What you need to do =
Where does the word "ktile" appear in the data? Copy every line that holds it.

Stored data entries =
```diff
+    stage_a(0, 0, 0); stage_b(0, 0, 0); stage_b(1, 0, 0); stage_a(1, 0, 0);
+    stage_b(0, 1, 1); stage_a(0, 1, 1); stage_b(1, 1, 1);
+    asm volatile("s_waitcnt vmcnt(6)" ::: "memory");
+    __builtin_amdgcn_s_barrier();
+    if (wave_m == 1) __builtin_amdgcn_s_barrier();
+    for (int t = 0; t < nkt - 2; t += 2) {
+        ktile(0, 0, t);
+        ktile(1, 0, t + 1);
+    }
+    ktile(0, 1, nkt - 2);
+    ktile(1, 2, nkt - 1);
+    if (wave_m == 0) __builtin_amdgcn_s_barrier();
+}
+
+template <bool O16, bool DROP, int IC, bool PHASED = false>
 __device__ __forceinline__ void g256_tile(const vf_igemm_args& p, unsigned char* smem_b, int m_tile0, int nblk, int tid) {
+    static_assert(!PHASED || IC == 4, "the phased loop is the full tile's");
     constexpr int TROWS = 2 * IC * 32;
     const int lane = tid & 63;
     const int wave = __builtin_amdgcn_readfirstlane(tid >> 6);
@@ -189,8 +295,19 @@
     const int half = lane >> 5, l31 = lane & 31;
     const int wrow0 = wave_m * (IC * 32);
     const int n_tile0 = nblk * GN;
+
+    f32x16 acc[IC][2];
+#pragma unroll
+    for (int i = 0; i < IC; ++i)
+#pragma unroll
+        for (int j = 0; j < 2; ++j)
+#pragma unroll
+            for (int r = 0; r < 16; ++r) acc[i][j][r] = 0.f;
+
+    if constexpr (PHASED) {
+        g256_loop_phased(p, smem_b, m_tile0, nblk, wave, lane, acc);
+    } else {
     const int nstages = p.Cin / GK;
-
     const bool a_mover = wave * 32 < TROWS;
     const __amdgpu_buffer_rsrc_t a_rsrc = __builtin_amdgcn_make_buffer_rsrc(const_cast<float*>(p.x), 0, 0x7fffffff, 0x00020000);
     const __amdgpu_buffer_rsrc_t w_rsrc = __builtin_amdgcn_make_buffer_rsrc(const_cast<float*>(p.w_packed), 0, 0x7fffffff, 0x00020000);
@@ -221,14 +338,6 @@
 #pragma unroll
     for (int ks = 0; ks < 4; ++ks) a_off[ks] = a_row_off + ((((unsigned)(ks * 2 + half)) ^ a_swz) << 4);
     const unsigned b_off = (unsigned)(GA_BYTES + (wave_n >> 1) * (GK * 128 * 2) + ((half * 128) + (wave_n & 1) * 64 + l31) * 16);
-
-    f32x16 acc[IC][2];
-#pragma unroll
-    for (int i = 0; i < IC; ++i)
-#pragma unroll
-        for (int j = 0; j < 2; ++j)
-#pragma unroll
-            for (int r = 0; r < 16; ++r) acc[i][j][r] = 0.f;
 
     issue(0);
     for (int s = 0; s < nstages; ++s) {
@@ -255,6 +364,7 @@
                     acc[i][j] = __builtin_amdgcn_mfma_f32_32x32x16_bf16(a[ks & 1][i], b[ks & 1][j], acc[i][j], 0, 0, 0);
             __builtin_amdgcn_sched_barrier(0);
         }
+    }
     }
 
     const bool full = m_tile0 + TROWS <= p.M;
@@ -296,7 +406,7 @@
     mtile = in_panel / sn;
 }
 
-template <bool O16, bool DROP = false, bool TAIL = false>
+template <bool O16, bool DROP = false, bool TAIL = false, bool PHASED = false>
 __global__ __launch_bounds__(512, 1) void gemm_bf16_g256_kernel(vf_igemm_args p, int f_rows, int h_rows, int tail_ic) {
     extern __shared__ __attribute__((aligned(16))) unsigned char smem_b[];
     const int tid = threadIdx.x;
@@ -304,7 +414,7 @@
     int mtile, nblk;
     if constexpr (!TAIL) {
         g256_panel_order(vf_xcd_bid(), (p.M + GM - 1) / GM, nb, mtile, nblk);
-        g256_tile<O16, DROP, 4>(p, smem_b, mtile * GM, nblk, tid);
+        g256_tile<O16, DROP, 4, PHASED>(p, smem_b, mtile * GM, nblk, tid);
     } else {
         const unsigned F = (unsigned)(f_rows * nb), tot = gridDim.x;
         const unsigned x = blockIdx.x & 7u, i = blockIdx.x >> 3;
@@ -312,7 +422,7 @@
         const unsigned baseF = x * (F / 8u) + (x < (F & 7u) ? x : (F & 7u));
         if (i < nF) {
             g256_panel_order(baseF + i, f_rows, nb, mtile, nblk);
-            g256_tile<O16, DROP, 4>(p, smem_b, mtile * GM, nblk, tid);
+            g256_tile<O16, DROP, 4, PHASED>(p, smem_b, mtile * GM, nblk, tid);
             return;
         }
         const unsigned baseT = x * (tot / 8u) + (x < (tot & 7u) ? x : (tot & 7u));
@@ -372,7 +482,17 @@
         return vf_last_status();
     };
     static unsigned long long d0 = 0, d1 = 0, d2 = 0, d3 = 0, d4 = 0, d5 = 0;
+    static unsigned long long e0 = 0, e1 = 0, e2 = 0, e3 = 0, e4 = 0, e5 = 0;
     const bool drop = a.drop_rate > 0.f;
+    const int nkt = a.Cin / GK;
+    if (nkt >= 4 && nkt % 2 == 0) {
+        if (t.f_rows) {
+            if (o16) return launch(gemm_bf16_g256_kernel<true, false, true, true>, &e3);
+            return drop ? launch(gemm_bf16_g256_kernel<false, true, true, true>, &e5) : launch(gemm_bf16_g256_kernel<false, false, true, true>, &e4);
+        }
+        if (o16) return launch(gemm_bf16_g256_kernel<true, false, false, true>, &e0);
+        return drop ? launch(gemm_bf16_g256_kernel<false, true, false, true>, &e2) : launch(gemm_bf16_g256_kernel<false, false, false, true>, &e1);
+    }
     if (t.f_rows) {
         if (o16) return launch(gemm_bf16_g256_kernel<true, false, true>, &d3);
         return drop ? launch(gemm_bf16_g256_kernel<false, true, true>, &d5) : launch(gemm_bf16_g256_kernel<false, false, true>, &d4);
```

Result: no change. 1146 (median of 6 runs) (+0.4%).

Answer below =
+        ktile(0, 0, t);
+        ktile(1, 0, t + 1);
+    ktile(0, 1, nkt - 2);
+    ktile(1, 2, nkt - 1);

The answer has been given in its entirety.